このまま、ユーリを見捨て、風流楓の事も見捨てて──そしたら一体僕には何が残るのだろうか。恐らく、そこには何も残らないだろう。
もちろん、命かその変なプライドを天秤にかければ命の方が大切だ。無力な僕が風流楓の後を追ったところで、何も出来ないことなんてわかりきっている。

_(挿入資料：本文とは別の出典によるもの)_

# vshiv18/khoice

Hardware: AMD Instinct MI355X
Metric: distinct k-mers/sec (k=31, canonical) (higher is better)
Workload: dtype u64

## Files before the change

### khoice_amd/csrc/kh_engine.cpp

```cpp
#include <hip/hip_runtime.h>

#include <algorithm>
#include <atomic>
#include <thread>
#include <chrono>
#include <cmath>
#include <memory>
#include <cstdarg>
#include <cstdio>
#include <cstdlib>
#include <cstring>
#include <map>
#include <mutex>
#include <string>
#include <vector>

#include "../../include/khoice_hip.h"
#include "kh_engine.h"
#include "kh_launch.h"
#include "kh_skm_rec.h"

static thread_local std::string g_last_error;

int kh_fail(int code, const char* fmt, ...) {
// ... 1876 lines not shown
        g.m = 16;
        while (g.m >= 14 && !wd.supports_w((u32)(k - g.m + 1))) --g.m;
        if (g.m < 14) return false;
        g.w = (u32)(k - g.m + 1);
        g.nmax = (u32)std::min(63, 118 - k);
    }
    if (!positions) return false;
    g.positions = positions;
    const double clump = skm_clump(g.w, fan);
    const double T = table ? (double)table : (double)wd.table;
    const double r = 0.5 * (-2.5 * std::sqrt(clump) + std::sqrt(6.25 * clump + 4.0 * T));
    u32 mean = (u32)std::max(256.0, r * r);
    if (const char* e = getenv("KHOICE_SKM_MEAN")) mean = std::max<u32>(64, (u32)strtoul(e, nullptr, 10));
    const double per_kmer = skm_per_kmer(g.w);
    double slack1 = 1.25, slack2 = 1.7;
    const u32 max_cap2 = wd.max_cap2;
    for (int it = 0; it < 8; ++it) {
        slack2 = skm_region_slack(clump, (double)mean);
        const double c2 = (double)mean * per_kmer * slack2 + 96 + 16;
        if (c2 <= (double)max_cap2 || mean <= 256) break;
        mean = std::max<u32>(256, (u32)((double)mean * (double)max_cap2 / c2 * 0.98));
    }
    u64 nslots64 = force_slots ? force_slots : std::max<u64>(1, (positions + mean - 1) / mean);
    bool fuller = false;
    const u64 lim = (u64)wd.max_coarse * wd.max_fine;
    if (!force_slots && nslots64 > lim) {
        const double per_slot = (double)positions * per_kmer / (double)lim;
        const double s2 = ((double)max_cap2 - 112.0) / per_slot;
        if (s2 >= 1.4 && (!g.two || (double)positions / (double)lim <= 0.75 * (double)wd.table)) {
            nslots64 = lim;
            slack2 = std::min(slack2, s2);
        }
    }
    const u32 max_coarse = nslots64 > lim ? kh_skm_width(true).max_coarse : wd.max_coarse;
    if (nslots64 > (u64)max_coarse * wd.max_fine) {
        if (!table || force_slots) return false;
        nslots64 = (u64)max_coarse * wd.max_fine;
        fuller = true;
    }
    g.nslots = (u32)nslots64;
    g.S = std::max<u32>(1, (g.nslots + max_coarse - 1) / max_coarse);
    g.nb1 = (g.nslots + g.S - 1) / g.S;
    const double recs = (double)positions * per_kmer;
    if (const char* e = getenv("KHOICE_SKM_SLACK")) slack1 = slack2 = std::max(0.01, atof(e));
    const u64 cap1_64 = ((u64)(recs / g.nb1 * slack1) + 2048 + 63) & ~63ull;
    u64 cap2_64 = ((u64)(recs / g.nslots * slack2) + 96 + 15) & ~15ull;
    if (cap2_64 > max_cap2 && !force_slots && !fuller) {
        if ((double)fan + recs / (double)g.nslots <= (double)max_cap2 - 112.0) cap2_64 = max_cap2 & ~15u;
    }
    if (cap2_64 > max_cap2 || cap1_64 > 0x7fffffffull) return false;
    g.cap1 = (u32)cap1_64;
    g.cap2 = (u32)cap2_64;
    g.ugrid = std::min<u32>(g.nslots, wd.union_per_cu * (u32)std::max(1, cus));
    *out = g;
    return true;
}
template <class F> static int timed_launch(kh_ctx* c, int cls, F launch) {
    c->prof_begin(cls);
    launch();
    c->prof_end();
    HIPCHK(hipGetLastError());
    return KH_OK;
}
struct SkmRun {
    kh_ctx* c;
    TagLayout L;
    SkmGeometry g;
// ... 129 lines not shown
    job.inst = s->dev<unsigned long long>(off.inst);
    job.dup = s->dev<unsigned long long>(off.dup);
    job.ginfo = s->dev<const u32>(off.ginfo);
    job.hist = s->dev<unsigned long long>(0);
    job.ctl = s->dev<u32>(off.ctl);
    job.claim = s->dev<u32>(off.claim);
    job.tile_pos = tile_pos;
    job.k = k; job.m = g.m; job.w = g.w; job.nmax = g.nmax;
    job.nslots = g.nslots; job.S = g.S; job.nb1 = g.nb1; job.cap1 = g.cap1; job.cap2 = g.cap2;
    job.nbins = L->nbins; job.abase = L->abase; job.reps = reps; job.nops = by_group ? (u32)ngroups : (u32)nseq;
    job.spill_rec = s->d_spill.as<uint4>();
    job.spill_slot = reinterpret_cast<u32*>(s->d_spill.as<u8>() + (size_t)spill_cap * rec_bytes);
    job.big_list = reinterpret_cast<u32*>(s->d_spill.as<u8>() + (size_t)spill_cap * (rec_bytes + 4));
    job.spill_cap = spill_cap;
    job.big_cap = SkmRun::big_cap;
#ifdef KH_STAMPS
    const u64 nst = std::max<u64>(ntiles, g.nslots);
    TMP_ALLOC(s->d_stamps, c, 128 * nst);
    HIPCHK(hipMemsetAsync(s->d_stamps.b->p, 0, 128 * nst, st));
    kh_debug_set_stamps_skm(s->d_stamps.as<u64>());
#endif
    c->prof_begin(KC_SKM_SCATTER);
    wd.scatter(job, ntiles, st);
    c->prof_end();
#if defined(KH_STAMPS) && defined(KH_STAMPS_WG)
    dump_wg_ends(c, s->d_stamps.b, ntiles, true);
    HIPCHK(hipMemsetAsync(s->d_stamps.b->p, 0, 128 * nst, st));
    kh_debug_set_stamps_skm(nullptr);
#elif defined(KH_STAMPS)
    report_stamps(c, "skm_scatter (second sub-tile: codes / hashes / minima / slots+count / - / append / barrier / -)", s->d_stamps.b, ntiles);
    HIPCHK(hipMemsetAsync(s->d_stamps.b->p, 0, 128 * nst, st));
    kh_debug_set_stamps_skm(nullptr);
#endif
    c->prof_begin(KC_SKM_REGROUP);
    wd.regroup(job, st);
    c->prof_end();
#ifdef KH_STAMPS
    kh_debug_set_stamps_skm(s->d_stamps.as<u64>());
#ifdef KH_STAMPS_WG
    kh_debug_set_stamps_skm2(s->d_stamps.as<u64>());
#endif
#endif
    s->staged = true;
    return KH_OK;
}
static int exp1_skm(kh_ctx* c, const Exp1In& in, uint64_t* within_hist, uint64_t* across_hist, uint64_t* distinct_per_seq,
                    bool* done, bool by_group = false) {
    *done = false;
    SkmRun s(c);
    KHCHK(skm_prepare(c, in.nseq, in.seqs, in.lens, in.on_device, in.group_of, in.ngroups, in.k, by_group, 0, 0, &s));
    if (!s.staged) return KH_OK;
    const TagLayout& L = s.L;
    const SkmGeometry& g = s.g;
    const KhSkmJob& job = s.job;
    hipStream_t st = c->st;
    KHCHK(timed_launch(c, KC_SKM_UNION, [&] { g.wd->unite(job, in.cs, g.ugrid, st); }));
#if defined(KH_STAMPS) && defined(KH_STAMPS_WG)
    dump_wg_ends(c, s.d_stamps.b, g.ugrid);
    kh_debug_set_stamps_skm(nullptr);
    kh_debug_set_stamps_skm2(nullptr);
#elif defined(KH_STAMPS)
    report_stamps(c, "skm_union (scan barrier / owner / expand / insert / barrier / read-out / barrier / flush)", s.d_stamps.b, g.nslots);
    kh_debug_set_stamps_skm(nullptr);
#endif
    if (getenv("KHOICE_SKM_DEBUG")) {
        std::vector<u32> h1(g.nb1), h2(g.nslots);
        HIPCHK(hipMemcpy2DAsync(h1.data(), 4, job.cur1, 4 * (size_t)KH_SKM_CUR1_STRIDE, 4, g.nb1, hipMemcpyDeviceToHost, st));
        HIPCHK(hipMemcpyAsync(h2.data(), job.cur2, 4 * (size_t)g.nslots, hipMemcpyDeviceToHost, st));
        u32 hc[KH_SKM_CTL_WORDS];
// ... 2093 lines not shown
```

### khoice_amd/csrc/kh_skm_device.h

```cpp
#pragma once
#include <hip/hip_runtime.h>

#include <algorithm>
#include <cstdlib>

#include "kh_device.h"
#include "kh_launch.h"
#include "kh_skm_rec.h"

#ifndef KH_TUNE_SKM_FULL_ROUNDS
#define KH_TUNE_SKM_FULL_ROUNDS 4
#endif
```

それに本来ならば風流楓は僕の敵だ。優先的に消し去らなければならない存在だ。助ける義理などない。
けど。
この世に生を受け十八と余年。随分らしくないことを言うと、風流楓に恩返しがしたい。
唐突に風流楓と出会った頃の事を思い出す。
彼女は僕の事を救ってくれた。そのあと命を狙われたが、救われたことに変わりはない。
出会ってまだ二日と少し。どちらかと言うと、僕は風流楓のことが嫌いだ。何を考えているのかわからないし、いつまた殺しにくるかもわからないし、お節介だし、煩いし。
でも、風流楓にこの命を救われたのもまた事実。
こうして今生きているのは、風流楓のお陰と言っても差し支えない。
「あ……」
言いかけた。僕は何かを言いかけた。
ここで風流楓の後を追うと言ってしまえば、恐らく僕は本当の本当に今度こそ命が危うくなるかもしれない。死んでしまうかもしれない。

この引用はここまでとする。